By population traps do you mean the possibility that overpopulation of the Earth will happen and will cause bad things? I rarely consider such things when thinking about far future because it seems to me other huge changes will happen before that - maybe we will all die, maybe a superintelligence will kill us all and do continue doing its thing, maybe that doesn't happen and we start colonizing the nearby planets, maybe humans will stop living in organic bodies and will rarely produce new humans, etc. So overpopulation problems seem more like a problem of the near future to me.
@p by mentioning time and moments you're playing with fire. That way lie decisions like "let's all hop into event horizon and experience the bliss forever" and other funny things granted to you by relativity - time dilation, lightspeed limits on information etc.
@dpwiz and by thinking about persons and well being of their life problem arise when I think about less exotic (in my opinion) things - like cloning minds, running the same simulation twice, etc.
@p "Identity is not that matters", I get that.
@dpwiz Actually I am not sure how ethics should solve thought experiments with identical lifes and simulations running (or not running) moral patients inside them.

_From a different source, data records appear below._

# fudan-zvg/S-NeRF

Measured on AMD Instinct MI355X. Metric: rays/sec (train step), higher is better.
Workload: dtype bf16; 1 GPU; S-NeRF path A (MipNerfModel) train step, nuScenes-like 1600x900 rays, 64 proposal + 128 fine evals/ray (192 spp), hidden 1024, rgb_layer 3, cone + contraction + IPE-96

## Files before the change

include/snerf_hip.h:

```cpp
#ifndef SNERF_HIP_H
#define SNERF_HIP_H
#ifdef __cplusplus
extern "C" {
#endif

#define SNERF_DT_F32 0
#define SNERF_DT_BF16 1
#define SNERF_DT_F16 2
#define SNERF_DT_F64 3
#define SNERF_DT_BF16X3 4
#define SNERF_ACT_NONE 0
#define SNERF_ACT_RELU 1
#define SNERF_ACT_MASK 2
#define SNERF_ACT_RELU_BITS 3
#define SNERF_ACT_MASK_BITS 4

int snerf_version(void);
int snerf_last_hip_error(void);
int snerf_debug_lds_scribble(int seed, void* stream);

int snerf_linear_fwd(const void* A, long lda, const void* W, long ldw, const float* bias, void* Y, long ldy,
                     const void* aux, long ldaux, float* colsum, float* colsum_ws, int M, int N, int K, int n_store,
                     int act, int dtype, int out_f32, int variant, void* stream);

// ... 94 lines not shown
                            const float* dirs, long R, int S, int opaque, float bg, float rgb_padding, float density_bias,
                            float* rgb, float* depth, float* acc, float* weights, void* stream);
int snerf_zip_composite_bwd(const float* raw_rgb, long ld_rgb, const float* raw_density, long ld_den, const float* tdist,
                            const float* dirs, long R, int S, int opaque, float bg, float rgb_padding, float density_bias,
                            const float* weights, const float* acc, const float* depth, const float* g_rgb, const float* g_depth,
                            const float* g_acc, const float* g_w, float* d_raw_rgb, long ld_drgb, float* d_raw_density,
                            long ld_dden, float* g_dirs, void* stream);

int snerf_adam_step(float* p, float* g, float* m, float* v, long n, float lr, float b1, float b2, float eps, int step,
                    float grad_scale, int zero_grad, void* stream);
int snerf_app_embed(const float* emb, const float* app, int n_vocab, long n_rays, int S, int dim, void* dst, long ld, int dtype,
                    const int* sample_id, long rows, void* stream);
int snerf_app_embed_bwd(const float* dV, long ld, const float* app, int n_vocab, long n_rays, int S, int dim, float* g_emb, void* stream);
int snerf_app_embed_bwd_det(const float* dV, long ld, const float* app, int n_vocab, long n_rays, int S, int dim, float* g_emb, void* stream);
int snerf_index_check(const float* idx, long n, int n_rows, int* bad, void* stream);

int snerf_split_cast(const float* src, long ld_src, long M, int C, int Cpad, void* dst, long ld_dst, void* stream);

#define SNERF_DT_F16F8 5
int snerf_split8_cast(const float* src, long ld_src, long M, int C, int Cpad, void* dst, long ld_dst, int weight, void* stream);

int snerf_colsum_f32(const float* x, long ld, long M, int C, float* out, void* stream);
int snerf_cast_pad(const float* src, long ld_src, long M, int C, int Cpad, void* dst, long ld_dst, int dtype, void* stream);
int snerf_classic_x_grad(const float* g0, long ld0, const float* g5, long ld5, const float* gv, long ldv, long M, int ic, int icv,
                         float* dx, long ld_dx, void* stream);
int snerf_gather_pack(const float* flat, const int* idx, long n, void* dst, int dtype, void* stream);
int snerf_gather_pack_tiles(const float* flat, const int* idx, long n, void* dst, int dtype, const int* tiles, int n_tiles, void* stream);
int snerf_gather_pack_pair(const float* flat, const int* idx, long n, void* dst, int dtype, const int* tiles, int n_tiles, const int* idx32,
                           long n32, float* dst32, void* stream);

int snerf_semantic_composite_fwd(const float* weights, const void* logits, long ld, int dtype, long R, int S, int C, int softmax,
                                 const int* row_index, float* sem, void* stream);
int snerf_semantic_composite_bwd(const float* weights, const void* logits, long ld, int dtype, const float* g_sem, long R, int S, int C,
                                 int softmax, float* d_logits, long ld_d, float* g_w_out, void* stream);
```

@p also, physics ruin matrioshka brains and even planetary hive-minds.
@dpwiz I don't know much about special relativity or about general relativity, so I usually model the universe as Euclidean space, either with another dimension as continuous time (then we need to sum wellbeingmoments with integrals) or as discrete time.
@p sorry, but you have to update on that before considering infinity.
@p e.g. consider a mind having a two nodes on opposite sides of the Earth. The RTT is ~150ms. That is comparable to integration delay in human brains. That may feel normal if there are two brains are linked together (actually, have you tried to play games with 150ms lag?). Add some byzantine fault tolerance and CAP theorem. Coherent thought at such distances would be unbearably slow.
@p unless there is a possibility of faster-than-light tech and then we are beyond fucked on the cosmic scale and "repugnant conclusion" is one of the lesser of our problems.
@dpwiz That's a possibility, but not 100%, so expected value of your utility function still doesn't exist.
@p 🦉
What for do you really need infinitely more moral patients instead of current number of them?
Especially, considering population traps are the common knowledge.